Segment Start: Records
-                    }
-                }
-                int st = 0;
-                for (; kt + C_::STAGES < nfull; ++kt) { kstep(kt, st, yes); st = (st + 1 == C_::STAGES) ? 0 : st + 1; }
-                for (; kt + 1 < nfull; ++kt)          { kstep(kt, st, no);  st = (st + 1 == C_::STAGES) ? 0 : st + 1; }
-                cluster(st, 1, yes, no);
-                __builtin_amdgcn_sched_barrier(0);
-                cluster(st, 1, no, no);
             } else {
                 constexpr int DEPTH = C_::STAGES - 1;
                 issue();
@@ -936,7 +832,7 @@
 }
 
 struct PartDecision {
-    int gm, gn, bn_cols, group_rows;
+    int gm, gn, bn_cols, group_rows, piece_order;
     PartPlan pl;
     int kchunk;
     bool glds_ok, ragged, m3;
@@ -957,12 +853,14 @@
     d.pl = plan_part<CPLX, OPA_C, NARROW>(m, n, k, bn_cols, num_cu, min_rounds);
     if (!have_ws) d.pl = PartPlan{(long)d.gm * d.gn, 0, 1, 0};
     d.kchunk = ((nkt + d.pl.sk - 1) / d.pl.sk) * C_::BK;
+    static const int piece_env = [] { const char* e = getenv("CHASE_HIP_PIECE_ORDER"); return e ? atoi(e) : 1; }();
+    d.piece_order = (piece_env != 0 && d.pl.forced && d.pl.full == 0 && d.pl.tail % 64 == 0) ? 1 : 0;
     d.glds_ok = aligned16 && (CPLX || ((lda % 2 == 0) && (ldb % 2 == 0))) &&
                 (double)std::max(lda, ldb) * C_::BM * C_::EPT * 8 < 4.0e9;
     d.ragged = (bn_cols < C_::BN) || (d.gn * C_::BN - n) >= 16;
     d.m3 = CPLX && allow3m && gemm3m_enabled() != 0 && d.glds_ok && k > 0 && (m % C_::BM == 0) && (k % C_::BK == 0) &&
-           (d.kchunk % C_::BK == 0) && (!CHASE_M3_SPLANE || have_ws);
-    d.plane_bytes = (d.m3 && CHASE_M3_SPLANE) ? splane_bytes(n, k, bn_cols) : 0;
+           (d.kchunk % C_::BK == 0) && have_ws;
+    d.plane_bytes = d.m3 ? splane_bytes(n, k, bn_cols) : 0;
     return d;
 }
 
@@ -984,11 +882,11 @@
     a.beta_re = beta[0];   a.beta_im = CPLX ? beta[1] : 0.0;
     const long full = d.pl.full, tail = d.pl.tail;
     const int sk = d.pl.sk;
-    a.full_tiles = (int)full; a.tail_sk = sk; a.tail_kchunk = d.kchunk; a.slabs = ws;
+    a.full_tiles = (int)full; a.tail_sk = sk; a.tail_kchunk = d.kchunk; a.piece_order = d.piece_order; a.slabs = ws;
     a.glds_ok = d.glds_ok;
     const unsigned grid = (unsigned)(full + tail * sk);
     const size_t lds_bytes = (size_t)C_::STAGES * C_::STAGE_UNITS * sizeof(d2_t);
-    const size_t lds_bytes3 = lds_bytes + (CHASE_M3_SPLANE ? 2 * 4096 : 0);
+    const size_t lds_bytes3 = lds_bytes + 2 * 4096;
     const bool ragged = d.ragged;
     const int dev = (li.device >= 0 && li.device < MAX_DEVICES) ? li.device : 0;
     static std::atomic<bool> attr_set[MAX_DEVICES];
@@ -1007,7 +905,7 @@
             (void)hipFuncSetAttribute((const void*)gemm_f64_kernel<CPLX, OPA_C, TAG, true, CAN3M>, hipFuncAttributeMaxDynamicSharedMemorySize, (int)lds_bytes3);
             attr3[dev].store(true, std::memory_order_relaxed);
         }
-        if (ok3m && CHASE_M3_SPLANE) {
+        if (ok3m) {
             const size_t off = (d.pl.ws_bytes + 255) & ~(size_t)255;
             if (off + d.plane_bytes > ws_bytes) return GEMM_F64_EWORKSPACE;
             double* S = (double*)((char*)ws + off);
@@ -1114,7 +1012,7 @@
                           : plan_part<CPLX, OPA_C, false>(m, pc.n, k, pc.bn_cols, num_cu, min_rounds).ws_bytes;
         } else {
             b = plan_part<CPLX, OPA_C, false>(m, pc.n, k, pc.bn_cols, num_cu, min_rounds).ws_bytes;
-            if (CHASE_M3_SPLANE && gemm3m_enabled() != 0) b = ((b + 255) & ~(size_t)255) + splane_bytes(pc.n, k, pc.bn_cols);
+            if (gemm3m_enabled() != 0) b = ((b + 255) & ~(size_t)255) + splane_bytes(pc.n, k, pc.bn_cols);
         }
         need = std::max(need, b);
     }
@@ -1179,7 +1077,7 @@
             r.beta_one = pc.beta_one; r.bn_cols = d.bn_cols; r.narrow = pc.narrow; r.m3 = d.m3; r.ragged = d.ragged;
             r.glds_ok = d.glds_ok; r.gm = d.gm; r.gn = d.gn; r.full_tiles = d.pl.full; r.tail_tiles = d.pl.tail;
             r.tail_sk = d.pl.sk; r.tail_kchunk = d.kchunk; r.group_rows = d.group_rows; r.forced_split = d.pl.forced;
-            r.slab_bytes = d.pl.ws_bytes; r.plane_bytes = d.plane_bytes;
+            r.slab_bytes = d.pl.ws_bytes; r.plane_bytes = d.plane_bytes; r.piece_order = d.piece_order;
         }
         ++cnt;
         return 0;
diff --git a/chase_amd/csrc/kernels.h b/chase_amd/csrc/kernels.h
--- a/chase_amd/csrc/kernels.h
+++ b/chase_amd/csrc/kernels.h
@@ -51,6 +51,7 @@
 int pack_upper(hipStream_t st, const double* A, long lda, int n, int ept, double* P);
 int unpack_upper(hipStream_t st, double* P, int n, int ept, double* A, long lda);
 int mirror_upper(hipStream_t st, double* A, long lda, int n, int ept);
+int herm_check(hipStream_t st, const double* A, long lda, int n, int ept, int* flag_dev);
 int mirror_lower(hipStream_t st, double* A, long lda, int n, int ept, int zero_diag_imag = 1);
 
 int fill_normal(hipStream_t st, bool cplx, double* X, long ldx, int m, int n, long grow0, long gcol0, long gld,
diff --git a/chase_amd/csrc/vec_kernels.hip b/chase_amd/csrc/vec_kernels.hip
--- a/chase_amd/csrc/vec_kernels.hip
+++ b/chase_amd/csrc/vec_kernels.hip
@@ -382,6 +382,31 @@
     if ((threadIdx.x & 63) == 0) atomicAdd(out, acc);
 }
 
+template <int EPT>
+__global__ __launch_bounds__(256) void herm_check_kernel(const double* __restrict__ A, long lda, int n, int* __restrict__ flag)
+{
+    __shared__ double sm[EPT][32][33];
+    const int bi = blockIdx.x, bj = blockIdx.y;
+    if (bi > bj) return;
+    const int tx = threadIdx.x & 31, ty = threadIdx.x >> 5;
+    for (int c = ty; c < 32; c += 8) {
+        const int gi = 32 * bj + tx, gj = 32 * bi + c;
+        #pragma unroll
+        for (int e = 0; e < EPT; ++e) sm[e][c][tx] = (gi < n && gj < n) ? A[((long)gj * lda + gi) * EPT + e] : 0.0;
+    }
+    __syncthreads();
+    bool bad = false;
+    for (int c = ty; c < 32; c += 8) {
+        const int gi = 32 * bi + tx, gj = 32 * bj + c;
+        if (gi < n && gj < n) {
+            const double* a = A + ((long)gj * lda + gi) * EPT;
+            if (!(a[0] == sm[0][tx][c])) bad = true;
+            if (EPT == 2 && !(a[1] == -sm[EPT - 1][tx][c])) bad = true;
+        }
+    }
+    if (bad) *flag = 1;
+}
+
 __global__ void mirror_lower_kernel(double* __restrict__ A, long lda, int n, int ept, int zero_diag_imag)
 {
     const int j = blockIdx.x;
Segment End: Records
◆ Task statement: All records should be written out again exactly as given.

◆ Result:
-                    }
-                }
-                int st = 0;
-                for (; kt + C_::STAGES < nfull; ++kt) { kstep(kt, st, yes); st = (st + 1 == C_::STAGES) ? 0 : st + 1; }
-                for (; kt + 1 < nfull; ++kt)          { kstep(kt, st, no);  st = (st + 1 == C_::STAGES) ? 0 : st + 1; }
-                cluster(st, 1, yes, no);
-                __builtin_amdgcn_sched_barrier(0);
-                cluster(st, 1, no, no);
             } else {
                 constexpr int DEPTH = C_::STAGES - 1;
                 issue();
@@ -936,7 +832,7 @@
 }
 
 struct PartDecision {
-    int gm, gn, bn_cols, group_rows;
+    int gm, gn, bn_cols, group_rows, piece_order;
     PartPlan pl;
     int kchunk;
     bool glds_ok, ragged, m3;
@@ -957,12 +853,14 @@
     d.pl = plan_part<CPLX, OPA_C, NARROW>(m, n, k, bn_cols, num_cu, min_rounds);
     if (!have_ws) d.pl = PartPlan{(long)d.gm * d.gn, 0, 1, 0};
     d.kchunk = ((nkt + d.pl.sk - 1) / d.pl.sk) * C_::BK;
+    static const int piece_env = [] { const char* e = getenv("CHASE_HIP_PIECE_ORDER"); return e ? atoi(e) : 1; }();
+    d.piece_order = (piece_env != 0 && d.pl.forced && d.pl.full == 0 && d.pl.tail % 64 == 0) ? 1 : 0;
     d.glds_ok = aligned16 && (CPLX || ((lda % 2 == 0) && (ldb % 2 == 0))) &&
                 (double)std::max(lda, ldb) * C_::BM * C_::EPT * 8 < 4.0e9;
     d.ragged = (bn_cols < C_::BN) || (d.gn * C_::BN - n) >= 16;
     d.m3 = CPLX && allow3m && gemm3m_enabled() != 0 && d.glds_ok && k > 0 && (m % C_::BM == 0) && (k % C_::BK == 0) &&
-           (d.kchunk % C_::BK == 0) && (!CHASE_M3_SPLANE || have_ws);
-    d.plane_bytes = (d.m3 && CHASE_M3_SPLANE) ? splane_bytes(n, k, bn_cols) : 0;
+           (d.kchunk % C_::BK == 0) && have_ws;
+    d.plane_bytes = d.m3 ? splane_bytes(n, k, bn_cols) : 0;
     return d;
 }
 
@@ -984,11 +882,11 @@
     a.beta_re = beta[0];   a.beta_im = CPLX ? beta[1] : 0.0;
     const long full = d.pl.full, tail = d.pl.tail;
     const int sk = d.pl.sk;
-    a.full_tiles = (int)full; a.tail_sk = sk; a.tail_kchunk = d.kchunk; a.slabs = ws;
+    a.full_tiles = (int)full; a.tail_sk = sk; a.tail_kchunk = d.kchunk; a.piece_order = d.piece_order; a.slabs = ws;
     a.glds_ok = d.glds_ok;
     const unsigned grid = (unsigned)(full + tail * sk);
     const size_t lds_bytes = (size_t)C_::STAGES * C_::STAGE_UNITS * sizeof(d2_t);
-    const size_t lds_bytes3 = lds_bytes + (CHASE_M3_SPLANE ? 2 * 4096 : 0);
+    const size_t lds_bytes3 = lds_bytes + 2 * 4096;
     const bool ragged = d.ragged;
     const int dev = (li.device >= 0 && li.device < MAX_DEVICES) ? li.device : 0;
     static std::atomic<bool> attr_set[MAX_DEVICES];
@@ -1007,7 +905,7 @@
             (void)hipFuncSetAttribute((const void*)gemm_f64_kernel<CPLX, OPA_C, TAG, true, CAN3M>, hipFuncAttributeMaxDynamicSharedMemorySize, (int)lds_bytes3);
             attr3[dev].store(true, std::memory_order_relaxed);
         }
-        if (ok3m && CHASE_M3_SPLANE) {
+        if (ok3m) {
             const size_t off = (d.pl.ws_bytes + 255) & ~(size_t)255;
             if (off + d.plane_bytes > ws_bytes) return GEMM_F64_EWORKSPACE;
             double* S = (double*)((char*)ws + off);
@@ -1114,7 +1012,7 @@
                           : plan_part<CPLX, OPA_C, false>(m, pc.n, k, pc.bn_cols, num_cu, min_rounds).ws_bytes;
         } else {
             b = plan_part<CPLX, OPA_C, false>(m, pc.n, k, pc.bn_cols, num_cu, min_rounds).ws_bytes;
-            if (CHASE_M3_SPLANE && gemm3m_enabled() != 0) b = ((b + 255) & ~(size_t)255) + splane_bytes(pc.n, k, pc.bn_cols);
+            if (gemm3m_enabled() != 0) b = ((b + 255) & ~(size_t)255) + splane_bytes(pc.n, k, pc.bn_cols);
         }
         need = std::max(need, b);
     }
@@ -1179,7 +1077,7 @@
             r.beta_one = pc.beta_one; r.bn_cols = d.bn_cols; r.narrow = pc.narrow; r.m3 = d.m3; r.ragged = d.ragged;
             r.glds_ok = d.glds_ok; r.gm = d.gm; r.gn = d.gn; r.full_tiles = d.pl.full; r.tail_tiles = d.pl.tail;
             r.tail_sk = d.pl.sk; r.tail_kchunk = d.kchunk; r.group_rows = d.group_rows; r.forced_split = d.pl.forced;
-            r.slab_bytes = d.pl.ws_bytes; r.plane_bytes = d.plane_bytes;
+            r.slab_bytes = d.pl.ws_bytes; r.plane_bytes = d.plane_bytes; r.piece_order = d.piece_order;
         }
         ++cnt;
         return 0;
diff --git a/chase_amd/csrc/kernels.h b/chase_amd/csrc/kernels.h
--- a/chase_amd/csrc/kernels.h
+++ b/chase_amd/csrc/kernels.h
@@ -51,6 +51,7 @@
 int pack_upper(hipStream_t st, const double* A, long lda, int n, int ept, double* P);
 int unpack_upper(hipStream_t st, double* P, int n, int ept, double* A, long lda);
 int mirror_upper(hipStream_t st, double* A, long lda, int n, int ept);
+int herm_check(hipStream_t st, const double* A, long lda, int n, int ept, int* flag_dev);
 int mirror_lower(hipStream_t st, double* A, long lda, int n, int ept, int zero_diag_imag = 1);
 
 int fill_normal(hipStream_t st, bool cplx, double* X, long ldx, int m, int n, long grow0, long gcol0, long gld,
diff --git a/chase_amd/csrc/vec_kernels.hip b/chase_amd/csrc/vec_kernels.hip
--- a/chase_amd/csrc/vec_kernels.hip
+++ b/chase_amd/csrc/vec_kernels.hip
@@ -382,6 +382,31 @@
     if ((threadIdx.x & 63) == 0) atomicAdd(out, acc);
 }
 
+template <int EPT>
+__global__ __launch_bounds__(256) void herm_check_kernel(const double* __restrict__ A, long lda, int n, int* __restrict__ flag)
+{
+    __shared__ double sm[EPT][32][33];
+    const int bi = blockIdx.x, bj = blockIdx.y;
+    if (bi > bj) return;
+    const int tx = threadIdx.x & 31, ty = threadIdx.x >> 5;
+    for (int c = ty; c < 32; c += 8) {
+        const int gi = 32 * bj + tx, gj = 32 * bi + c;
+        #pragma unroll
+        for (int e = 0; e < EPT; ++e) sm[e][c][tx] = (gi < n && gj < n) ? A[((long)gj * lda + gi) * EPT + e] : 0.0;
+    }
+    __syncthreads();
+    bool bad = false;
+    for (int c = ty; c < 32; c += 8) {
+        const int gi = 32 * bi + tx, gj = 32 * bj + c;
+        if (gi < n && gj < n) {
+            const double* a = A + ((long)gj * lda + gi) * EPT;
+            if (!(a[0] == sm[0][tx][c])) bad = true;
+            if (EPT == 2 && !(a[1] == -sm[EPT - 1][tx][c])) bad = true;
+        }
+    }
+    if (bad) *flag = 1;
+}
+
 __global__ void mirror_lower_kernel(double* __restrict__ A, long lda, int n, int ept, int zero_diag_imag)
 {
     const int j = blockIdx.x;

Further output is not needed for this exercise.